- _Your objective_:
The response should consist of every line below, unchanged.

- _Given entries_:
## Prefetch epilogue rotation tables into LDS during final GEMM stage

In the M16 GEMM kernel, the rotation cos/sin tables needed by the epilogue are now DMA'd into LDS during the last K-pipeline stage, interleaved into MFMA gaps. The remaining pieces are issued after the first two rounds are consumed. This hides the global-load latency of the table fetch behind compute instead of stalling the epilogue. It adds vmcnt accounting and LDS slot reuse that must stay consistent with the stage buffers, and it can be disabled with an env knob.

```diff
diff --git a/diff-reg_amd/csrc/pgemm.hip b/diff-reg_amd/csrc/pgemm.hip
--- a/diff-reg_amd/csrc/pgemm.hip
+++ b/diff-reg_amd/csrc/pgemm.hip
@@ -309,6 +309,34 @@
             if (s + 1 < nst) stage(s + 1, std::false_type{}, fa1, fa0);
         }
     };
+    constexpr bool PF_OK = M16 && WMN == 4;
+    const bool pf_rot = PF_OK && MODE != PG_LN && rot && P.csT != nullptr && !(G.dbg & (32 | 128));
+    const bool pf = pf_rot;
+    const int pf_npair = (((nc0 + 1) & ~1) + ((nc1 + 1) & ~1)) >> 1;
+    const unsigned pf_off[2] = {(unsigned)(pf_npair & 1) * 2 * STAGE + w * 9216, (unsigned)((pf_npair - 1) & 1) * 2 * STAGE + w * 9216};
+    auto pf_slot = [&](int k) __attribute__((always_inline)) {
+        const int s = k % 18;
+        return pf_off[s / 9] + (unsigned)(s % 9) * 1024;
+    };
+    auto pf_issue = [&](int k) __attribute__((always_inline)) {
+        const int rr = k / 7, i = k % 7;
+        const int rloc = min((w >> 2) * 64 + 16 * rr + (lane & 15), rows - 1 - rb * BM);
+        int col = min((w & 3) * 112 + 4 * (lane >> 4) + 16 * i, C - 4);
+        const int halfC = P.rot_C >> 1, rpad = P.rot_piece_pad, rlen = P.rot_piece_len;
+        if (rpad > 0) {
+            const unsigned rmagic = ((1u << 20) + rpad - 1) / rpad;
+            const int hq = (int)(((unsigned)col * rmagic) >> 20);
+            col = hq * rlen + min(col - hq * rpad, rlen - 4);
+        }
+        if (col >= P.rot_C) col %= P.rot_C;
+        const unsigned voff = (unsigned)(rloc * halfC * 2 + (col >> 1) * 2) * 4;
+        const char* const base = reinterpret_cast<const char*>(P.csT + (size_t)rb * BM * halfC * 2);
+        PG_DMA(lds_base + pf_slot(k), voff, base, 0);
+    };
+    auto pf_piece = [&](int k) __attribute__((always_inline)) {
+        return *reinterpret_cast<const float4*>(lds + pf_slot(k) + lane * 16);
+    };
+
     auto run16 = [&](auto iss_t) __attribute__((always_inline)) {
         constexpr bool ISS = decltype(iss_t)::value;
         const int l15 = lane & 15, g = lane >> 4, cs = g & 1, uh = g >> 1, sw16 = (l15 >> 2) & 3;
@@ -350,6 +378,7 @@
             const unsigned zm = ((2 * p + 1 == z0 || 2 * p + 1 == z1) && cs) ? 0u : ~0u;
             const unsigned sb = lds_base + (unsigned)(p & 1) * 2 * STAGE, sbn = lds_base + (unsigned)((p + 1) & 1) * 2 * STAGE;
             const bool has_next = STEADY || p + 1 < npair;
+            const bool pf_now = !STEADY && pf && p + 1 == npair;
             if (2 * p == nv0 && nc1 > 0) {
 #pragma unroll
                 for (int i = 0; i < 4; ++i) {
@@ -390,6 +419,9 @@
                         }
                     }
                 }
+                if (!STEADY && (pass == 0 || pass == 3) && gi >= 2 && gi <= 18 && gi % 2 == 0) {
+                    if (pf_now) pf_issue((pass == 0 ? 0 : 9) + gi / 2 - 1);
+                }
                 if (pass == 2 && gi == 17) {
                     if (ISS && has_next) PG_VMCNT(0);
                     __builtin_amdgcn_s_barrier();
@@ -465,6 +497,7 @@
                 for (int r = 0; r < 16; ++r) keep += acc[j][r];
         }
         if (keep == 123.456f && P.out) P.out[0] = keep;
+        if (pf) PG_VMCNT(0);
         return;
     }
     __syncthreads();
@@ -656,15 +689,35 @@
             }
         } else {
             float4 tb0[NIE], tb1[NIE];
-            if (rot && !(G.dbg & 32)) { PG_LOAD_TABLES(0, tb0) PG_LOAD_TABLES(1, tb1) }
+            auto pf_tables = [&](int rr, float4 (&tb)[NIE]) __attribute__((always_inline)) {
+#pragma unroll
+                for (int i = 0; i < NIE; ++i) {
+                    const float4 cs = pf_piece(7 * rr + i);
+                    tb[i] = make_float4(cs.x, cs.z, cs.y, cs.w);
+                }
+            };
+            if constexpr (PF_OK) {
+                if (pf_rot) {
+                    PG_VMCNT(4);
+                    pf_tables(0, tb0);
+                    pf_tables(1, tb1);
+                    asm volatile("s_waitcnt lgkmcnt(0)" ::: "memory");
+                    __builtin_amdgcn_sched_barrier(0);
+#pragma unroll
+                    for (int k = 18; k < 28; ++k) pf_issue(k);
+                }
+            }
+            if (rot && !(G.dbg & 32) && !pf_rot) { PG_LOAD_TABLES(0, tb0) PG_LOAD_TABLES(1, tb1) }
             transpose_round(0, v[0]);
             transpose_round(1, v[1]);
             finish_round(0, tb0);
             __builtin_amdgcn_sched_barrier(0);
-            if (rot && !(G.dbg & 32)) PG_LOAD_TABLES(2, tb0)
+            if (pf_rot) { PG_VMCNT(7); pf_tables(2, tb0); }
+            else if (rot && !(G.dbg & 32)) PG_LOAD_TABLES(2, tb0)
             finish_round(1, tb1);
             __builtin_amdgcn_sched_barrier(0);
-            if (rot && !(G.dbg & 32)) PG_LOAD_TABLES(3, tb1)
+            if (pf_rot) { PG_VMCNT(0); pf_tables(3, tb1); }
+            else if (rot && !(G.dbg & 32)) PG_LOAD_TABLES(3, tb1)
             transpose_round(2, v[2]);
             transpose_round(3, v[3]);
             finish_round(2, tb0);
@@ -1506,7 +1559,7 @@
         if (g.p[i].mode != mode) return DR_EINVAL;
     const dim3 grid(maxt, g.n);
     PgBatch gd = g;
-    gd.dbg = env_knob("DR_PG_NOEPI", 0);
+    gd.dbg = env_knob("DR_PG_NOEPI", 0) | (env_knob("DR_PG_EPI_PREFETCH", 1) != 0 ? 0 : 128);
     for (int i = 0; i < g.n; ++i) gd.p[i].ksplit = ksplit ? 1 : 0;
     if (bn == G9::BN) pg_launch<9, 3, 2>(mode, grid, st, gd);
     else if (bn == G4::BN) { if (half) pg_launch<4, 4, 2>(mode, grid, st, gd); else pg_launch<4, 4, 4>(mode, grid, st, gd); }
```

After: 1174 pairs/s. -1.3%, worse.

- _Expected output_:
## Prefetch epilogue rotation tables into LDS during final GEMM stage

In the M16 GEMM kernel, the rotation cos/sin tables needed by the epilogue are now DMA'd into LDS during the last K-pipeline stage, interleaved into MFMA gaps. The remaining pieces are issued after the first two rounds are consumed. This hides the global-load latency of the table fetch behind compute instead of stalling the epilogue. It adds vmcnt accounting and LDS slot reuse that must stay consistent with the stage buffers, and it can be disabled with an env knob.

```diff
diff --git a/diff-reg_amd/csrc/pgemm.hip b/diff-reg_amd/csrc/pgemm.hip
--- a/diff-reg_amd/csrc/pgemm.hip
+++ b/diff-reg_amd/csrc/pgemm.hip
@@ -309,6 +309,34 @@
             if (s + 1 < nst) stage(s + 1, std::false_type{}, fa1, fa0);
         }
     };
+    constexpr bool PF_OK = M16 && WMN == 4;
+    const bool pf_rot = PF_OK && MODE != PG_LN && rot && P.csT != nullptr && !(G.dbg & (32 | 128));
+    const bool pf = pf_rot;
+    const int pf_npair = (((nc0 + 1) & ~1) + ((nc1 + 1) & ~1)) >> 1;
+    const unsigned pf_off[2] = {(unsigned)(pf_npair & 1) * 2 * STAGE + w * 9216, (unsigned)((pf_npair - 1) & 1) * 2 * STAGE + w * 9216};
+    auto pf_slot = [&](int k) __attribute__((always_inline)) {
+        const int s = k % 18;
+        return pf_off[s / 9] + (unsigned)(s % 9) * 1024;
+    };
+    auto pf_issue = [&](int k) __attribute__((always_inline)) {
+        const int rr = k / 7, i = k % 7;
+        const int rloc = min((w >> 2) * 64 + 16 * rr + (lane & 15), rows - 1 - rb * BM);
+        int col = min((w & 3) * 112 + 4 * (lane >> 4) + 16 * i, C - 4);
+        const int halfC = P.rot_C >> 1, rpad = P.rot_piece_pad, rlen = P.rot_piece_len;
+        if (rpad > 0) {
+            const unsigned rmagic = ((1u << 20) + rpad - 1) / rpad;
+            const int hq = (int)(((unsigned)col * rmagic) >> 20);
+            col = hq * rlen + min(col - hq * rpad, rlen - 4);
+        }
+        if (col >= P.rot_C) col %= P.rot_C;
+        const unsigned voff = (unsigned)(rloc * halfC * 2 + (col >> 1) * 2) * 4;
+        const char* const base = reinterpret_cast<const char*>(P.csT + (size_t)rb * BM * halfC * 2);
+        PG_DMA(lds_base + pf_slot(k), voff, base, 0);
+    };
+    auto pf_piece = [&](int k) __attribute__((always_inline)) {
+        return *reinterpret_cast<const float4*>(lds + pf_slot(k) + lane * 16);
+    };
+
     auto run16 = [&](auto iss_t) __attribute__((always_inline)) {
         constexpr bool ISS = decltype(iss_t)::value;
         const int l15 = lane & 15, g = lane >> 4, cs = g & 1, uh = g >> 1, sw16 = (l15 >> 2) & 3;
@@ -350,6 +378,7 @@
             const unsigned zm = ((2 * p + 1 == z0 || 2 * p + 1 == z1) && cs) ? 0u : ~0u;
             const unsigned sb = lds_base + (unsigned)(p & 1) * 2 * STAGE, sbn = lds_base + (unsigned)((p + 1) & 1) * 2 * STAGE;
             const bool has_next = STEADY || p + 1 < npair;
+            const bool pf_now = !STEADY && pf && p + 1 == npair;
             if (2 * p == nv0 && nc1 > 0) {
 #pragma unroll
                 for (int i = 0; i < 4; ++i) {
@@ -390,6 +419,9 @@
                         }
                     }
                 }
+                if (!STEADY && (pass == 0 || pass == 3) && gi >= 2 && gi <= 18 && gi % 2 == 0) {
+                    if (pf_now) pf_issue((pass == 0 ? 0 : 9) + gi / 2 - 1);
+                }
                 if (pass == 2 && gi == 17) {
                     if (ISS && has_next) PG_VMCNT(0);
                     __builtin_amdgcn_s_barrier();
@@ -465,6 +497,7 @@
                 for (int r = 0; r < 16; ++r) keep += acc[j][r];
         }
         if (keep == 123.456f && P.out) P.out[0] = keep;
+        if (pf) PG_VMCNT(0);
         return;
     }
     __syncthreads();
@@ -656,15 +689,35 @@
             }
         } else {
             float4 tb0[NIE], tb1[NIE];
-            if (rot && !(G.dbg & 32)) { PG_LOAD_TABLES(0, tb0) PG_LOAD_TABLES(1, tb1) }
+            auto pf_tables = [&](int rr, float4 (&tb)[NIE]) __attribute__((always_inline)) {
+#pragma unroll
+                for (int i = 0; i < NIE; ++i) {
+                    const float4 cs = pf_piece(7 * rr + i);
+                    tb[i] = make_float4(cs.x, cs.z, cs.y, cs.w);
+                }
+            };
+            if constexpr (PF_OK) {
+                if (pf_rot) {
+                    PG_VMCNT(4);
+                    pf_tables(0, tb0);
+                    pf_tables(1, tb1);
+                    asm volatile("s_waitcnt lgkmcnt(0)" ::: "memory");
+                    __builtin_amdgcn_sched_barrier(0);
+#pragma unroll
+                    for (int k = 18; k < 28; ++k) pf_issue(k);
+                }
+            }
+            if (rot && !(G.dbg & 32) && !pf_rot) { PG_LOAD_TABLES(0, tb0) PG_LOAD_TABLES(1, tb1) }
             transpose_round(0, v[0]);
             transpose_round(1, v[1]);
             finish_round(0, tb0);
             __builtin_amdgcn_sched_barrier(0);
-            if (rot && !(G.dbg & 32)) PG_LOAD_TABLES(2, tb0)
+            if (pf_rot) { PG_VMCNT(7); pf_tables(2, tb0); }
+            else if (rot && !(G.dbg & 32)) PG_LOAD_TABLES(2, tb0)
             finish_round(1, tb1);
             __builtin_amdgcn_sched_barrier(0);
-            if (rot && !(G.dbg & 32)) PG_LOAD_TABLES(3, tb1)
+            if (pf_rot) { PG_VMCNT(0); pf_tables(3, tb1); }
+            else if (rot && !(G.dbg & 32)) PG_LOAD_TABLES(3, tb1)
             transpose_round(2, v[2]);
             transpose_round(3, v[3]);
             finish_round(2, tb0);
@@ -1506,7 +1559,7 @@
         if (g.p[i].mode != mode) return DR_EINVAL;
     const dim3 grid(maxt, g.n);
     PgBatch gd = g;
-    gd.dbg = env_knob("DR_PG_NOEPI", 0);
+    gd.dbg = env_knob("DR_PG_NOEPI", 0) | (env_knob("DR_PG_EPI_PREFETCH", 1) != 0 ? 0 : 128);
     for (int i = 0; i < g.n; ++i) gd.p[i].ksplit = ksplit ? 1 : 0;
     if (bn == G9::BN) pg_launch<9, 3, 2>(mode, grid, st, gd);
     else if (bn == G4::BN) { if (half) pg_launch<4, 4, 2>(mode, grid, st, gd); else pg_launch<4, 4, 4>(mode, grid, st, gd); }
```

After: 1174 pairs/s. -1.3%, worse.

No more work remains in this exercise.